A professional evaluation is a formal review by a qualified educator who examines a homeschooled student's portfolio and typically interviews the child to certify that adequate educational progress is occurring. States like Pennsylvania, New York, and Florida require these assessments.
What is a Professional Evaluation?
When states require proof that homeschooling is actually happening, professional evaluations offer an alternative to standardized testing. A qualified professional—typically a certified teacher or licensed evaluator—reviews your child's portfolio of work samples and often meets with your student for a brief interview. The goal isn't to compare your child to national averages or grade-level expectations. The evaluator is certifying that an "appropriate education is occurring," which means demonstrating growth commensurate with your child's abilities. For many families, this feels less stressful than bubble tests.
Key Takeaways
- Required in states like Pennsylvania, New York, Florida, and Virginia (as an alternative to testing)
- Typically involves portfolio review plus student interview
- Evaluators must meet state-specific qualification requirements
- Costs generally range from $25-75 per student with sibling discounts common
- Often preferred over standardized testing for young children or those with test anxiety
Who Qualifies as an Evaluator
Qualifications vary by state and matter enormously—using an unqualified evaluator could mean your assessment doesn't count. In Pennsylvania, evaluators must be certified teachers with two years of grading experience at the relevant level (elementary or secondary), and they cannot be the homeschooling parent or spouse. Florida requires a Florida-certified teacher with a valid certificate to teach academic subjects. Virginia accepts any person with a valid teaching license from any state or a master's degree in an academic discipline. Before booking, verify your evaluator's credentials meet your state's specific requirements.
What to Include in Your Portfolio
What to Include in Your Portfolio
- Work samples across all subjects
Include pieces from beginning, middle, and end of year to show growth
- Educational activity log
Dated record of what you taught and when
- Reading list
Titles of books read during the year
- Tests or graded assignments
Representative samples, not everything
- Photos of hands-on projects
Science experiments, art, building projects
Finding an Evaluator
Start with personal recommendations from other homeschool families—they'll know who understands homeschooling philosophies and who approaches evaluations punitively. State homeschool organizations maintain evaluator directories: CHAP covers Pennsylvania, FPEA serves Florida, and VaHomeschoolers lists Virginia options. Local homeschool co-ops and support groups often share evaluator recommendations in newsletters or Facebook groups. Interview potential evaluators early in the school year rather than scrambling in spring.
Typical Costs
Expect to pay $25-75 per child for a standard evaluation, with most falling in the $40-55 range. Many evaluators offer sibling discounts of 25% or $20-25 off additional children. In-person evaluations with extensive portfolios may cost more.

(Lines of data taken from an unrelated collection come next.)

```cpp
template <int MODE, int EPI>
__global__ __launch_bounds__(256, 1) __attribute__((amdgpu_waves_per_eu(1, 1)))
void gemm_pipe320x16_kernel(const DcGemmParams p, const GemmSplit sp) {
    extern __shared__ __attribute__((aligned(16))) char smem[];
    const int tid = threadIdx.x, lane = tid & 63;
    const int wave = __builtin_amdgcn_readfirstlane(tid >> 6);
    const int lr = lane & 15, lq = lane >> 4;

    const int tiles_n = p.N / 320;
    int bx = blockIdx.x, by = blockIdx.y, tile_begin = sp.tile_begin, tile_count = sp.tile_count, nsplit = sp.splits;
    float* partial = sp.partial;
    if (sp.whole > 0) {
        if (bx < sp.whole) { tile_begin = 0; tile_count = sp.whole; nsplit = 1; partial = nullptr; by = 0; }
        else { bx -= sp.whole; by = bx / tile_count; bx -= by * tile_count; }
    }
    const int swz = tile_begin + xcd_remap(bx, tile_count);
    const int tile_n = swz % tiles_n;
    const int tile_m = swz / tiles_n;
    const int m0 = tile_m * GBM;
    const int n0 = tile_n * 320;

    const int nk_all = p.K / GBK;
    const int kt_lo = (int)(((long long)by * nk_all) / nsplit);
    const int kt_hi = (int)(((long long)(by + 1) * nk_all) / nsplit);
    const int nk = kt_hi - kt_lo;

    lds_int_t* const cnt_landed = (lds_int_t*)(smem + GP_CNT);
    lds_int_t* const cnt_freed = cnt_landed + 1;
    if (tid < 2) cnt_landed[tid] = 0;
    __syncthreads();
    int gave_up = 0;

    const unsigned lda2 = (unsigned)p.lda * 2u;
    unsigned rowoff[4];
    int mask[4];
    long long bias = 0;
    if (MODE == 1) bias = (long long)(p.pad * p.IW + p.pad) * lda2;
    if (MODE == 2) bias = (long long)p.HW * lda2;
    if (MODE == 3) bias = (long long)(p.IW + 1) * lda2;
#ifdef GP_DBG_QUAD_ROWS
    const int lr_a = lr & ~3, lq_a = lane & 3;
#else
    const int lr_a = lr, lq_a = lq;
#endif
#pragma unroll
    for (int rb = 0; rb < 4; ++rb) {
        const int m = m0 + wave * 64 + rb * 16 + lr_a;
        const bool ok = m < p.M;
        const int mm = ok ? m : 0;
        if (MODE == 0) {
            rowoff[rb] = (unsigned)mm * lda2 + lq_a * 16;
            mask[rb] = ok ? 1 : 0;
        } else if (MODE == 1) {
            const int ohw = p.OH * p.OW;
            const int n = mm / ohw;
            const int rem = mm - n * ohw;
            const int oy = rem / p.OW;
            const int ox = rem - oy * p.OW;
            const int iy0 = oy * p.stride - p.pad, ix0 = ox * p.stride - p.pad;
            int mk = 0;
#pragma unroll
            for (int t = 0; t < 9; ++t) {
                const int iy = iy0 + t / 3, ix = ix0 + t % 3;
                if (ok && iy >= 0 && iy < p.IH && ix >= 0 && ix < p.IW) mk |= 1 << t;
            }
            mask[rb] = mk;
            rowoff[rb] = (unsigned)(((n * p.IH + iy0 + p.pad) * p.IW + ix0 + p.pad)) * lda2 + lq_a * 16;
        } else if (MODE == 3) {
            const int ohw = p.OH * p.OW;
            const int n = mm / ohw;
            const int rem = mm - n * ohw;
            const int oy = rem / p.OW;
            const int ox = rem - oy * p.OW;
            int mk = 0;
#pragma unroll
            for (int t = 0; t < 9; ++t) {
                const int uy = oy + t / 3 - 1, ux = ox + t % 3 - 1;
                if (ok && uy >= 0 && uy < p.OH && ux >= 0 && ux < p.OW) mk |= 1 << t;
            }
            mask[rb] = mk | ((oy & 1) << 9) | ((ox & 1) << 10);
            rowoff[rb] = (unsigned)(((n * p.IH + (oy >> 1) + 1) * p.IW + (ox >> 1) + 1)) * lda2 + lq_a * 16;
        } else {
            const int frame = (mm / p.HW) % p.T;
            int mk = 0;
#pragma unroll
            for (int t = 0; t < 3; ++t) {
                const int tt = frame + t - 1;
                if (ok && tt >= 0 && tt < p.T) mk |= 1 << t;
            }
            mask[rb] = mk;
            rowoff[rb] = (unsigned)mm * lda2 + lq_a * 16;
        }
    }
    gp_i32x4_t ars;
    {
        const unsigned long long ab = (unsigned long long)(uintptr_t)p.A - (unsigned long long)bias;
        ars[0] = __builtin_amdgcn_readfirstlane((int)(unsigned)ab);
        ars[1] = __builtin_amdgcn_readfirstlane((int)(unsigned)((ab >> 32) & 0xffffu));
        ars[2] = 0x7fffffff;
        ars[3] = 0x00020000;
    }
    auto a_tile = [&](int kt, unsigned (&vo)[4], int& soff) __attribute__((always_inline)) {
        int tap = 0;
        if (MODE == 0) {
            soff = kt * 128;
        } else if (MODE == 1) {
            const int cs = kt / 9;
            tap = kt - cs * 9;
            const int dy = tap / 3, dx = tap - dy * 3;
            soff = (dy * p.IW + dx) * (int)lda2 + cs * 128;
        } else if (MODE == 3) {
            const int cs = kt / 9;
            tap = kt - cs * 9;
            const int dy = tap / 3, dx = tap - dy * 3;
            soff = cs * 128;
            const int y0 = dy == 0 ? -p.IW * (int)lda2 : 0, y1 = dy == 2 ? p.IW * (int)lda2 : 0;
            const int x0 = dx == 0 ? -(int)lda2 : 0, x1 = dx == 2 ? (int)lda2 : 0;
#pragma unroll
            for (int rb = 0; rb < 4; ++rb) {
                const unsigned o = rowoff[rb] + (unsigned)(((mask[rb] >> 9) & 1) ? y1 : y0) + (unsigned)(((mask[rb] >> 10) & 1) ? x1 : x0);
                vo[rb] = ((mask[rb] >> tap) & 1) ? o : 0x80000000u;
            }
            return;
        } else {
            const int cs = kt / 3;
            tap = kt - cs * 3;
            soff = tap * p.HW * (int)lda2 + cs * 128;
        }
#pragma unroll
        for (int rb = 0; rb < 4; ++rb) vo[rb] = ((mask[rb] >> tap) & 1) ? rowoff[rb] : 0x80000000u;
    };

    const unsigned lds_base = (unsigned)(uintptr_t)((const lds_char_t*)smem);
    unsigned voffB[10];
#pragma unroll
    for (int j = 0; j < 10; ++j) {
        const int row = (j * 4 + wave) * 8 + (lane >> 3);
        voffB[j] = (unsigned)row * (unsigned)p.K * 2u + (unsigned)(((lane & 7) ^ (((wave & 1) * 4 + (lane >> 4)) & 7)) << 4);
        asm volatile("" : "+v"(voffB[j]));
    }
    auto w_src = [&](int kt) __attribute__((always_inline)) -> unsigned long long {
        return (unsigned long long)(uintptr_t)p.W + ((unsigned long long)n0 * p.K + (unsigned long long)kt * 64) * 2ull;
    };

    unsigned bofs[3][2];
#pragma unroll
    for (int st = 0; st < 3; ++st)
#pragma unroll
        for (int s = 0; s < 2; ++s) {
            bofs[st][s] = lds_base + st * GP_STAGE + lr * 128 + (((4 * s + lq) ^ ((lr >> 1) & 7)) << 4);
            asm volatile("" : "+v"(bofs[st][s]));
        }
    bf16x8_t Bf[5];
    auto rd_b = [&](int slot, unsigned addr, int cb) __attribute__((always_inline)) {
        Bf[slot] = *(lds_vfrag_t*)((const lds_char_t*)(uintptr_t)addr + cb * 2048);
    };

    u32x4_t A[3][4][2];
    gp_f32x4_t acc[4][20];
#pragma unroll
    for (int i = 0; i < 4; ++i)
#pragma unroll
        for (int j = 0; j < 20; ++j)
#pragma unroll
            for (int r = 0; r < 4; ++r) acc[i][j][r] = 0.f;
// ... 113 lines not shown

    if (partial) {
        const size_t slot = (size_t)by * tile_count + (size_t)(swz - tile_begin);
        float* const dst = partial + (slot * GBM + wave * 64 + lr) * 320 + 4 * lq;
#pragma unroll
        for (int rb = 0; rb < 4; ++rb)
#pragma unroll
            for (int cb = 0; cb < 20; ++cb)
                *reinterpret_cast<float4*>(dst + (size_t)rb * 16 * 320 + cb * 16) = make_float4(acc[rb][cb][0], acc[rb][cb][1], acc[rb][cb][2], acc[rb][cb][3]);
        return;
    }
    char* const ebuf = smem + GP_RING + wave * 2048;
    int lane_e = lane;
    asm volatile("" : "+v"(lane_e));
    const int er = lane_e & 15, eq = lane_e >> 4;
    const int rrow = lane_e >> 2, rc = lane_e & 3;
    const char* const rbase = reinterpret_cast<const char*>(p.residual);
    char* const cbase = reinterpret_cast<char*>(p.C);
#pragma unroll
    for (int rb = 0; rb < 4; ++rb) {
        const int m_acc = m0 + wave * 64 + rb * 16 + er;
        const float* rv = p.rowvec ? p.rowvec + (size_t)((m_acc < p.M ? m_acc : 0) / p.rows_per_vec) * p.rowvec_ld : nullptr;
        int mr = m0 + wave * 64 + rb * 16 + rrow;
        const bool rok = mr < p.M;
        if (!rok) mr = p.M - 1;
        const unsigned co = ((unsigned)mr * (unsigned)p.ldc + (unsigned)(n0 + rc * 8)) * 2u;
        const unsigned ro = ((unsigned)mr * (unsigned)p.ldr + (unsigned)(n0 + rc * 8)) * 2u;
#pragma unroll
        for (int cp = 0; cp < 10; ++cp) {
            u32x4_t rr;
            if constexpr (EPI == 1) rr = *reinterpret_cast<const u32x4_t*>(rbase + ro + cp * 64);
#pragma unroll
            for (int h = 0; h < 2; ++h) {
                const int cb = 2 * cp + h;
                const int n = n0 + cb * 16 + 4 * eq;
                float4 v = make_float4(acc[rb][cb][0], acc[rb][cb][1], acc[rb][cb][2], acc[rb][cb][3]);
                if (p.bias) {
                    const float4 bv = *reinterpret_cast<const float4*>(p.bias + n);
                    v.x += bv.x; v.y += bv.y; v.z += bv.z; v.w += bv.w;
                }
                if (p.flags & DC_GEMM_GELU) { v.x = DC_GELU(v.x); v.y = DC_GELU(v.y); v.z = DC_GELU(v.z); v.w = DC_GELU(v.w); }
                if (rv) {
                    const float4 r4 = *reinterpret_cast<const float4*>(rv + n);
                    v.x += r4.x; v.y += r4.y; v.z += r4.z; v.w += r4.w;
                }
                if (p.alpha != 1.0f) { v.x *= p.alpha; v.y *= p.alpha; v.z *= p.alpha; v.w *= p.alpha; }
                uint2 pk;
                pk.x = pack_bf2(v.x, v.y);
// ... 25 lines not shown
```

Virtual evaluations became common during COVID and often cost $40-50. Friends or family members who meet your state's qualification requirements can sometimes evaluate for free, though experienced homeschool evaluators often bring valuable perspective and know what districts expect to see.
The Bottom Line
Professional evaluations exist to satisfy state compliance requirements while respecting the diversity of homeschool approaches. Unlike standardized tests that measure against national norms, evaluations focus on individual progress and whether genuine learning is happening. For children who are poor test-takers, very young, or have learning differences that affect standardized test performance, evaluations often provide a more accurate picture of their educational growth. Choose an evaluator who understands homeschooling, prepare your portfolio throughout the year rather than frantically in spring, and approach the process as documentation of what you're already accomplishing.